static int run_records_stage(gs_ctx* c, Frame* f, const float* records, int64_t m, const gs_config* cfg, hipStream_t s,
                             GsProjectArgs* pa_out)
{
    FrameBufs& B = f->bufs;
    const int T = f->info.n_tiles;
    const size_t Mp = (size_t)(m > 0 ? m : 1);
    const size_t nb = (size_t)((m + 255) / 256);
    const int rc = grow(c, { NEED(B.rec, 64 * Mp), NEED(B.box, 8 * Mp), NEED(B.ntiles, 4 * Mp), NEED(B.depth_codes, 4 * Mp), NEED(B.offsets, 4 * Mp),
                             NEED(B.tile_start, 4 * GS_TILE_INTS(T)), NEED(B.tile_order, 4 * GS_ORDER_INTS(T)),
                             NEED(c->tile_block_sums, 4 * (nb + 1)) });
    if (rc != GS_OK) return rc;
    if (m > 0) HIP_TRY(hipMemcpyAsync(B.rec.p, records, (size_t)m * 64, hipMemcpyDeviceToDevice, s));
    GsProjectArgs pa{};
    pa.prof = &c->prof; pa.N = m; pa.H = f->info.camera_height; pa.W = f->info.camera_width; pa.depth_scale = cfg->depth_to_sort_key_scale;
    pa.v = frame_view(*f);
    pa.tile_block_sums = c->tile_block_sums.as<uint32_t>();
    pa.counters = c->counters.as<GsCounters>();
    pa.host_mirror = c->host_counters_dev; pa.ticket = ++c->ticket;
    if (c->ticket == 0x7fffffff) c->ticket = 0;
    gs_launch_boxes_from_records(pa, (int)m, s, false);
    f->max_tiles_known = false;
    HIP_TRY(hipGetLastError());
    *pa_out = pa;
    return GS_OK;
}

static int run_raster_stage(gs_ctx* c, Frame* f, const GsProjectArgs& pa, int64_t n_rows, int M_bound, uint32_t K_bound, int depth_bits,
                            const gs_config* cfg, const gs_forward_out* out, hipStream_t s, bool publish)
{
    FrameBufs& B = f->bufs;
    const int T = f->info.n_tiles, H = f->info.camera_height, W = f->info.camera_width, tiles_x = (W + GS_TILE - 1) / GS_TILE;
    static const int seg_env = []{ const char* e = getenv("GS_BWD_SEGMENTS"); return e ? (e[0] == '0' ? 0 : 1) : -1; }();
    const bool want_cuts = seg_env >= 0 ? seg_env == 1 : (int64_t)T * waves_per_tile(T) < 6144;
    int cut_cap = 0;
    if (want_cuts && f->info.kept_for_backward && !cfg->rgb_only && K_bound > 0) {
        cut_cap = (int)std::min<uint64_t>((uint64_t)K_bound / GS_SEG + (uint64_t)T + 2, 0x7fffffffu);
        if (const int rc = grow(c, { NEED(B.cuts, (size_t)cut_cap * 256 * sizeof(float4)), NEED(B.cut_mag, (size_t)cut_cap * 256 * sizeof(float2)) }))
            return rc;
    }
    f->cut_cap = cut_cap;
    const int tile_bits = bits_for((uint32_t)(T > 1 ? T - 1 : 1));
    const int key64 = depth_bits + tile_bits > 32 ? 1 : 0;
    if (depth_bits + tile_bits > 63) return fail(GS_ERR_INVALID_ARGUMENT, "sort key needs more than 63 bits");
    const size_t Kp = K_bound > 0 ? K_bound : 1;
    const size_t key_bytes = key64 ? 8 : 4;
    const size_t hist_elems = gs_sort_hist_elems(K_bound);
    if (const int rc = grow(c, { NEED(B.keys_a, key_bytes * Kp), NEED(B.keys_b, key_bytes * Kp), NEED(B.vals_a, 4 * Kp), NEED(B.vals_b, 4 * Kp),
                                 NEED(c->hist, 4 * hist_elems), NEED(c->scan_tmp, 4 * gs_scan_tmp_elems(hist_elems)) }))
        return rc;

    GsBinArgs ba{};
    ba.prof = &c->prof;
    ba.N = n_rows; ba.M = M_bound; ba.K = K_bound; ba.counters = c->counters.as<GsCounters>();
    ba.tiles_x = tiles_x; ba.depth_scale = cfg->depth_to_sort_key_scale;
    ba.depth_bits = depth_bits; ba.key_bits = depth_bits + tile_bits;
    ba.v = frame_view(*f);
    ba.tile_block_sums = pa.tile_block_sums;
    ba.counters_rw = pa.counters; ba.host_mirror = publish ? pa.host_mirror : nullptr; ba.ticket = pa.ticket;
    ba.block_offsets = pa.block_offsets; ba.block_counts = pa.block_counts;
    ba.keys_a = B.keys_a.p; ba.keys_b = B.keys_b.p; ba.key64 = key64;
    ba.vals_a = B.vals_a.as<int32_t>(); ba.vals_b = B.vals_b.as<int32_t>();
    ba.hist = c->hist.as<uint32_t>(); ba.scan_tmp = c->scan_tmp.as<uint32_t>();
    ba.keys_sorted = &f->keys_sorted; ba.vals_sorted = &f->vals_sorted;
    gs_launch_binning(ba, s);
    HIP_TRY(hipGetLastError());

    GsBlendFwdArgs fa{};
    fa.prof = &c->prof;
    fa.H = H; fa.W = W; fa.tiles_x = tiles_x; fa.rgb_only = cfg->rgb_only;
    fa.v = frame_view(*f);
    fa.key64 = key64; fa.depth_bits = depth_bits; fa.K = K_bound; fa.counters = ba.counters;
    fa.image = out->rasterized_image; fa.depth = out->rasterized_depth; fa.acc_alpha = out->pixel_accumulated_alpha;
    fa.last = out->pixel_offset_of_last_effective_point; fa.count = out->pixel_valid_point_count;
    fa.cut_cap = cut_cap;
    static const bool use_hint = []{ const char* e = getenv("GS_FWD_ORDER_HINT"); return !(e && e[0] == '0'); }();
    fa.order_hint = (use_hint && c->order_hint_T == T && T > 0) ? c->order_hint.as<int32_t>() : nullptr;
    gs_launch_blend_fwd(fa, s);
    HIP_TRY(hipGetLastError());
    f->depth_bits = depth_bits;
    f->key64 = key64;
    f->info.sort_key_bits = depth_bits + tile_bits;
    return GS_OK;
}

static int run_forward_tail(gs_ctx* c, Frame* f, const GsProjectArgs& pa, int64_t n_rows, int M_known, const gs_config* cfg,
                            const gs_forward_out* out, hipStream_t s, int* M_out, uint32_t* K_out)
{
    static const bool predict = []{ const char* e = getenv("GS_PREDICT_SIZES"); return !(e && e[0] == '0'); }();
    const int T = f->info.n_tiles, H = f->info.camera_height, W = f->info.camera_width;
    int rc;
    f->info.sizing = GS_SIZING_EXACT;
    *M_out = 0; *K_out = 0u;
    if (n_rows == 0)
        return run_raster_stage(c, f, pa, 0, 0, 0u, 1, cfg, out, s, false);
    const int tile_bits = bits_for((uint32_t)(T > 1 ? T - 1 : 1));
    bool predicted = false;
// ... 156 lines not shown
}
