template <int ACT, bool BACKWARD, int W, int NC, bool MASK = false, bool HEAD = false>
__global__ __launch_bounds__(GCN_THREADS) void zn_aggregate_ell_kernel(EllArgs a, int rows_per_block, int iters,
                                                                        float *colsum_partial)
{
    static_assert(!MASK || (ACT == ACT_RELU && NC == 2), "the sign mask is the ReLU / split-3 fast path");
    extern __shared__ float lds_cs[];
    const int kg = a.k >> 2;
    const int j = threadIdx.x % kg;
    const int rl = threadIdx.x / kg;
    int mesh_i, chunk_i;
    if (!geom::xcd_assign(blockIdx.x, a.b, a.chunks, mesh_i, chunk_i)) return;
    const int64_t mesh_row0 = (int64_t)mesh_i * a.nv;
    const int c0 = 4 * j;
    using KIND = TermKind<4, ACT, BACKWARD, MASK, HEAD>;
    const Source src{.x = a.x, .saved = a.saved, .mask = a.mask, .kg = kg, .j = j, .head = a.head_in, .head_scale = a.head_scale, .c = a.c};
    float4 csum[NC + 1];
#pragma unroll
    for (int i = 0; i <= NC; ++i) csum[i] = make_float4(0.f, 0.f, 0.f, 0.f);

    for (int it = 0; it < iters; ++it) {
    const int r = (chunk_i * iters + it) * rows_per_block + rl;
    const bool active = rl < rows_per_block && r < a.nv;
    float4 own[NC + 1];
#pragma unroll
    for (int i = 0; i <= NC; ++i) own[i] = make_float4(0.f, 0.f, 0.f, 0.f);

    if (active) {
        const int64_t row = mesh_row0 + r;
        const float *xrow = a.x + row * a.c;
        int nb[W];
        float w[W];
        load_table_row<W>(a.col, a.val, r, nb, w);
        constexpr int TAIL = (ACT == ACT_NONE && NC == 2) ? 16 : 8;
        int e0 = 0, e1 = 0;
        if (a.over_ptr) e0 = a.over_ptr[r], e1 = a.over_ptr[r + 1];
        unsigned own_bits = 0u;
        if (BACKWARD && MASK) own_bits = a.mask[row * kg + j];
#pragma unroll
        for (int i = BACKWARD ? 0 : 1; i <= NC; ++i) {
            if (BACKWARD && HEAD) {
                if (i == 0 && j == 0) {
                    const float *gp = a.head_in + row * 3;
                    own[0] = make_float4(a.head_scale * gp[0], a.head_scale * gp[1], a.head_scale * gp[2], 0.f);
                }
            } else
            own[i] = *reinterpret_cast<const float4 *>(xrow + c0 + a.k * i);
            if (BACKWARD && MASK) {
                const unsigned m = own_bits >> (4 * i);
                own[i].x = (m & 1u) ? own[i].x : 0.f;
                own[i].y = (m & 2u) ? own[i].y : 0.f;
                own[i].z = (m & 4u) ? own[i].z : 0.f;
                own[i].w = (m & 8u) ? own[i].w : 0.f;
            } else if (BACKWARD && ACT != ACT_NONE) {
                const float4 o = *reinterpret_cast<const float4 *>(a.saved + row * a.c + c0 + a.k * i);
                own[i].x = act_bwd<ACT>(own[i].x, o.x);
                own[i].y = act_bwd<ACT>(own[i].y, o.y);
                own[i].z = act_bwd<ACT>(own[i].z, o.z);
                own[i].w = act_bwd<ACT>(own[i].w, o.w);
            }
        }
        Pack<4> sv[W], ov[W];
        unsigned nbits[W] = {};
        load_table_slots<KIND>(sv, ov, nbits, src, nb, mesh_row0, r, c0);
        int tcol[TAIL];
        float tval[TAIL];
        if (e0 < e1) {
#pragma unroll
            for (int t = 0; t < TAIL; ++t) {
                const int ee = e0 + t < e1 ? e0 + t : e1 - 1;
                tcol[t] = a.over_col[ee];
                tval[t] = a.over_val[ee];
            }
        }
        Pack<4> acc = Pack<4>::zero();
        add_table_slots<KIND>(acc, sv, ov, nbits, nb, w);
        for (int e = e0; e < e1; e += TAIL) {
            int64_t nrow[TAIL];
            float wv[TAIL];
            Pack<4> tv[TAIL], to[TAIL];
            unsigned tb[TAIL] = {};
#pragma unroll
            for (int t = 0; t < TAIL; ++t) {
                nrow[t] = mesh_row0 + tcol[t];
                wv[t] = tval[t];
                term_load<KIND>(tv[t], to[t], tb[t], src, nrow[t], c0);
            }
            if (e + TAIL < e1) {
#pragma unroll
                for (int t = 0; t < TAIL; ++t) {
                    const int ee = e + TAIL + t < e1 ? e + TAIL + t : e1 - 1;
                    tcol[t] = a.over_col[ee];
                    tval[t] = a.over_val[ee];
                }
            }
#pragma unroll
            for (int t = 0; t < TAIL; ++t)
                if (e + t < e1) term_add<KIND>(acc, wv[t], tv[t], to[t], tb[t]);
        }
        float *yrow = a.y + row * a.c;
        unsigned sign_bits = 0u;
#pragma unroll
        for (int i = 0; i <= NC; ++i) {
            Pack<4> v;
            v.v = i == 0 ? acc.v : own[i];
            if (!BACKWARD) {
                v.template bias_act<ACT, true>(a.bias, c0 + a.k * i);
                if (MASK) sign_bits |= v.positive_bits() << (4 * i);
            }
            v.store(yrow + c0 + a.k * i);
            if (!BACKWARD && HEAD && i == 0 && j == 0) {
                const float *bp = a.head_in + row * 3;
                float *pp = a.head_out + row * 3;
#pragma unroll
                for (int e = 0; e < 3; ++e) pp[e] = bp[e] + a.head_scale * v.at(e);
            }
        }
        if (!BACKWARD && MASK) a.mask[row * kg + j] = (unsigned short)sign_bits;
    }
    if (BACKWARD) {
#pragma unroll
        for (int i = 0; i <= NC; ++i)
            csum[i].x += own[i].x, csum[i].y += own[i].y, csum[i].z += own[i].z, csum[i].w += own[i].w;
    }
    }

    if (BACKWARD && colsum_partial) {
        if (rl < rows_per_block) {
#pragma unroll
            for (int i = 0; i <= NC; ++i)
                *reinterpret_cast<float4 *>(lds_cs + rl * a.c + c0 + a.k * i) = csum[i];
        }
        __syncthreads();
        for (int c = threadIdx.x; c < a.c; c += GCN_THREADS) {
            float t = 0.f;
            for (int l = 0; l < rows_per_block; ++l) t += lds_cs[l * a.c + c];
            colsum_partial[((size_t)mesh_i * a.chunks + chunk_i) * a.c + c] = t;
        }
    }
}

enum EllRoute { ELL_NONE, ELL_FAST3, ELL_FAST10, ELL_ANY };

inline int ell_any_vec(int c) { return c % 4 == 0 ? 4 : c % 2 == 0 ? 2 : 1; }
inline int ell_nc(int c, int k) { return (k > 0 && k % 4 == 0 && c % k == 0) ? c / k - 1 : -1; }

inline EllRoute ell_route(int c, int k, int w)
{
    if (w != 8 && w != 16) return ELL_NONE;
    const int nc = ell_nc(c, k);
    if ((nc == 2 || nc == 9) && (k >> 2) <= GCN_THREADS) return nc == 2 ? ELL_FAST3 : ELL_FAST10;
    return (c > 0 && c / ell_any_vec(c) <= GCN_THREADS) ? ELL_ANY : ELL_NONE;
}

struct EllGeometry { int rows_per_block, iters, chunks; int64_t blocks; };

inline EllGeometry ell_geometry(int b, int nv, int k, bool backward)
{
    EllGeometry g;
    g.rows_per_block = GCN_THREADS / (k >> 2);
    g.iters = backward ? 2 : 1;
    g.chunks = (nv + g.rows_per_block * g.iters - 1) / (g.rows_per_block * g.iters);
    g.blocks = (int64_t)g.chunks * b;
    return g;
}

template <int VEC, int ACT, bool BACKWARD, int W>
__global__ __launch_bounds__(GCN_THREADS) void zn_aggregate_ell_any_kernel(EllArgs a, int groups, int rows_in_flight, int rows_per_block,
                                                                            float *colsum_partial)
{
    using KIND = TermKind<VEC, ACT, BACKWARD>;
    extern __shared__ float lds_colsum[];
    const int r_begin = blockIdx.x * rows_per_block;
    const int r_end = min(r_begin + rows_per_block, a.nv);
    const int64_t mesh_row0 = (int64_t)blockIdx.y * a.nv;
    const Source src{.x = a.x, .saved = a.saved, .c = a.c};

    const int kgs = (a.k + VEC - 1) / VEC;
    for (int item = threadIdx.x; item < (r_end - r_begin) * kgs; item += GCN_THREADS) {
        const int r = r_begin + item / kgs, c0 = (item % kgs) * VEC;
        const int64_t row = mesh_row0 + r;
        int nb[W];
        float w[W];
        load_table_row<W>(a.col, a.val, r, nb, w);
        int e0 = 0, e1 = 0;
        if (a.over_ptr) e0 = a.over_ptr[r], e1 = a.over_ptr[r + 1];
        Pack<VEC> sv[W], ov[W];
        unsigned nbits[W] = {};
        load_table_slots<KIND>(sv, ov, nbits, src, nb, mesh_row0, r, c0);
        Pack<VEC> acc = Pack<VEC>::zero();
        add_table_slots<KIND>(acc, sv, ov, nbits, nb, w);
        add_csr_run<KIND>(acc, src, a.over_col, a.over_val, e0, e1, mesh_row0, row, c0);
        if (!BACKWARD) acc.template bias_act<ACT>(a.bias, c0);
        acc.store_below(a.y + row * a.c, c0, a.k);
    }

    const int g = threadIdx.x % groups;
    const int rl = threadIdx.x / groups;
    const int c0 = g * VEC;
    const bool active = rl < rows_in_flight;
    const bool pass = c0 + VEC > a.k;

    Pack<VEC> colsum = Pack<VEC>::zero();

    if (active && (BACKWARD || pass)) {
        for (int r = r_begin + rl; r < r_end; r += rows_in_flight) {
            const int64_t row = mesh_row0 + r;
            Pack<VEC> own;
            own_element<KIND>(own, src, row, c0);
            if (BACKWARD) colsum.add(own);
            else own.template bias_act<ACT>(a.bias, c0);
            own.store_from(a.y + row * a.c, c0, a.k);
        }
    }

    if (BACKWARD && colsum_partial)
        write_colsum_partial(lds_colsum, colsum, active, rl, rows_in_flight, a.c, c0,
                             colsum_partial + ((size_t)blockIdx.y * gridDim.x + blockIdx.x) * a.c);
}

inline GcnGeometry ell_any_geometry(int b, int nv, int c, bool backward)
{
    GcnGeometry g;
    g.groups = c / ell_any_vec(c);
    g.rows_in_flight = GCN_THREADS / g.groups;
    const int64_t tiles = ((int64_t)b * nv + g.rows_in_flight - 1) / g.rows_in_flight;
    int64_t iters = (tiles + 1023) / 1024;
    const int64_t lo = backward ? GCN_BWD_ITERS : 1, hi = 64;
    iters = iters < lo ? lo : iters > hi ? hi : iters;
    g.rows_per_block = g.rows_in_flight * (int)iters;
    g.chunks = (nv + g.rows_per_block - 1) / g.rows_per_block;
    g.blocks = (int64_t)g.chunks * b;
    return g;
}
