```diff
@@ -988,18 +1017,21 @@
                        ctx->d_Pc.as<double>(), n, n, Mt, ldm, d_flag, ctx->skip_word);
     hipLaunchKernelGGL(ekf_s_kernel, dim3(cdiv(cdiv(r, 16) * cdiv(r, 16), 4)), dim3(256), 0, ctx->stream, Mt + (size_t)(n + 1) * ldm, ldm,
                        d_H, ldh, r, k, d_cols, d_Rdiag, S, r, ctx->skip_word);
-    return;
+    return false;
   }
   hipLaunchKernelGGL(ekf_ms_kernel, dim3(mt_blocks + cdiv(r, 16)), dim3(256), 0, ctx->stream, d_H, ldh, r, k, ctx->d_Pc.as<double>(), n, n,
-                     ctx->d_Ps.as<double>(), Mt, ldm, d_Rdiag, S, r, mt_blocks, d_flag, ctx->skip_word, 0, WhitenPanels{nullptr, 0, 0, nullptr, nullptr, nullptr, nullptr, nullptr, nullptr, -1});
+                     ctx->d_Ps.as<double>(), Mt, ldm, d_Rdiag, S, r, mt_blocks, d_flag, ctx->skip_word, 0, WhitenPanels{nullptr, 0, 0, nullptr, nullptr, nullptr, nullptr, nullptr, nullptr, -1},
+                     pdiag, d_P, ldp, n, rm ? *rm : EkfRowMap{nullptr, 0, 0, nullptr});
+  return pdiag != nullptr;
 }
 
 void launch_whiten_b(plv_ctx *ctx, const double *Lt, int k, const double *Gs, const double *gv, double *cv, double *B, int *d_flag,
-                     const double *d_P, int ldp, int n, const int *d_cols, double *Y0, double *GP, double *d0, const int *use_m) {
+                     const double *d_P, int ldp, int n, const int *d_cols, double *Y0, double *GP, double *d0, const int *use_m, double *pdiag) {
   ProfScope ps(ctx->prof, "ekf_ms_kernel", ctx->stream);
   const int mt_blocks = cdiv(cdiv(k, 16), 8), first = mt_blocks + cdiv(k, 16);
   hipLaunchKernelGGL(ekf_ms_kernel, dim3(first + cdiv(n, 16)), dim3(512), 0, ctx->stream, Lt, k, k, k, gv, 1, 1, Gs, cv, k,
-                     (const double *)nullptr, B, k, mt_blocks, d_flag, ctx->skip_word, 1, WhitenPanels{d_P, ldp, n, d_cols, gv, Y0, GP, d0, use_m, first});
+                     (const double *)nullptr, B, k, mt_blocks, d_flag, ctx->skip_word, 1, WhitenPanels{d_P, ldp, n, d_cols, gv, Y0, GP, d0, use_m, first}, pdiag, d_P, ldp, n,
+                     EkfRowMap{nullptr, 0, 0, nullptr});
 }
 
 int launch_ekf(plv_ctx *ctx, double *d_P, int n, int ldp, const double *d_H, int r, int k, int ldh, const int *d_cols,
diff --git a/pl-viwo_amd/csrc/update_kernels.hpp b/pl-viwo_amd/csrc/update_kernels.hpp
--- a/pl-viwo_amd/csrc/update_kernels.hpp
+++ b/pl-viwo_amd/csrc/update_kernels.hpp
@@ -45,16 +45,22 @@
 int launch_ekf(plv_ctx *ctx, double *d_P, int n, int ldp, const double *d_H, int r, int k, int ldh, const int *d_cols,
                const double *d_res, const double *d_Rdiag, double *d_dx, int *d_flag, bool gathered = false);
 
-void launch_ekf_ms(plv_ctx *ctx, const double *d_P, int n, int ldp, const double *d_H, int r, int k, int ldh,
+struct EkfRowMap {
+  const int *acc_rows;
+  int F, mp_max;
+  double *res_out;
+};
+bool launch_ekf_ms(plv_ctx *ctx, const double *d_P, int n, int ldp, const double *d_H, int r, int k, int ldh,
                    const int *d_cols, const double *d_Rdiag, double *Mt, int ldm, double *S, bool gathered = false,
-                   int *d_flag = nullptr);
+                   int *d_flag = nullptr, double *pdiag = nullptr, const EkfRowMap *rm = nullptr);
 bool ekf_fast_fits(int r);
 int launch_ekf_fast(plv_ctx *ctx, double *d_P, int n, int ldp, const double *d_H, int r, int k, int ldh, const int *d_cols,
                     const double *d_res, const double *d_Rdiag, double *d_dx, int *d_flag, bool gathered = false, const void *mirror_src = nullptr,
-                    void *mirror_dst = nullptr, size_t mirror_bytes = 0);
+                    void *mirror_dst = nullptr, size_t mirror_bytes = 0, const EkfRowMap *rm = nullptr );
 
 void launch_whiten_b(plv_ctx *ctx, const double *Lt, int k, const double *Gs, const double *gv, double *cv, double *B, int *d_flag,
-                     const double *d_P, int ldp, int n, const int *d_cols, double *Y0, double *GP, double *d0, const int *use_m);
+                     const double *d_P, int ldp, int n, const int *d_cols, double *Y0, double *GP, double *d0, const int *use_m,
+                     double *pdiag = nullptr);
 int launch_stack_compact(plv_ctx *ctx, const double *d_A, int lda, int nc, const int *d_acc_rows, int F, int mp_max, double *d_dst, int ldd, bool exact_rows = false,
                          int *d_total_out = nullptr );
 int launch_cov_restore(plv_ctx *ctx, double *d_P, int n, const double *save, const unsigned *save_word, unsigned seq);
```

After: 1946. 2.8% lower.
::::
● **Problem requirements**
What do the lines above say from the one containing "fa.order_hint = (use_hint" down to the one containing "for (int it = 0;"? Return them exactly, both end lines included, and only them.

● **Answer for the task**
    fa.order_hint = (use_hint && c->order_hint_T == T && T > 0) ? c->order_hint.as<int32_t>() : nullptr;
    gs_launch_blend_fwd(fa, s);
    HIP_TRY(hipGetLastError());
    f->depth_bits = depth_bits;
    f->key64 = key64;
    f->info.sort_key_bits = depth_bits + tile_bits;
    return GS_OK;
}

static int run_forward_tail(gs_ctx* c, Frame* f, const GsProjectArgs& pa, int64_t n_rows, int M_known, const gs_config* cfg,
                            const gs_forward_out* out, hipStream_t s, int* M_out, uint32_t* K_out)
{
    static const bool predict = []{ const char* e = getenv("GS_PREDICT_SIZES"); return !(e && e[0] == '0'); }();
    const int T = f->info.n_tiles, H = f->info.camera_height, W = f->info.camera_width;
    int rc;
    f->info.sizing = GS_SIZING_EXACT;
    *M_out = 0; *K_out = 0u;
    if (n_rows == 0)
        return run_raster_stage(c, f, pa, 0, 0, 0u, 1, cfg, out, s, false);
    const int tile_bits = bits_for((uint32_t)(T > 1 ? T - 1 : 1));
    bool predicted = false;
// ... 156 lines not shown
}
template <int ACT, bool BACKWARD, int W, int NC, bool MASK = false, bool HEAD = false>
__global__ __launch_bounds__(GCN_THREADS) void zn_aggregate_ell_kernel(EllArgs a, int rows_per_block, int iters,
                                                                        float *colsum_partial)
{
    static_assert(!MASK || (ACT == ACT_RELU && NC == 2), "the sign mask is the ReLU / split-3 fast path");
    extern __shared__ float lds_cs[];
    const int kg = a.k >> 2;
    const int j = threadIdx.x % kg;
    const int rl = threadIdx.x / kg;
    int mesh_i, chunk_i;
    if (!geom::xcd_assign(blockIdx.x, a.b, a.chunks, mesh_i, chunk_i)) return;
    const int64_t mesh_row0 = (int64_t)mesh_i * a.nv;
    const int c0 = 4 * j;
    using KIND = TermKind<4, ACT, BACKWARD, MASK, HEAD>;
    const Source src{.x = a.x, .saved = a.saved, .mask = a.mask, .kg = kg, .j = j, .head = a.head_in, .head_scale = a.head_scale, .c = a.c};
    float4 csum[NC + 1];
#pragma unroll
    for (int i = 0; i <= NC; ++i) csum[i] = make_float4(0.f, 0.f, 0.f, 0.f);

    for (int it = 0; it < iters; ++it) {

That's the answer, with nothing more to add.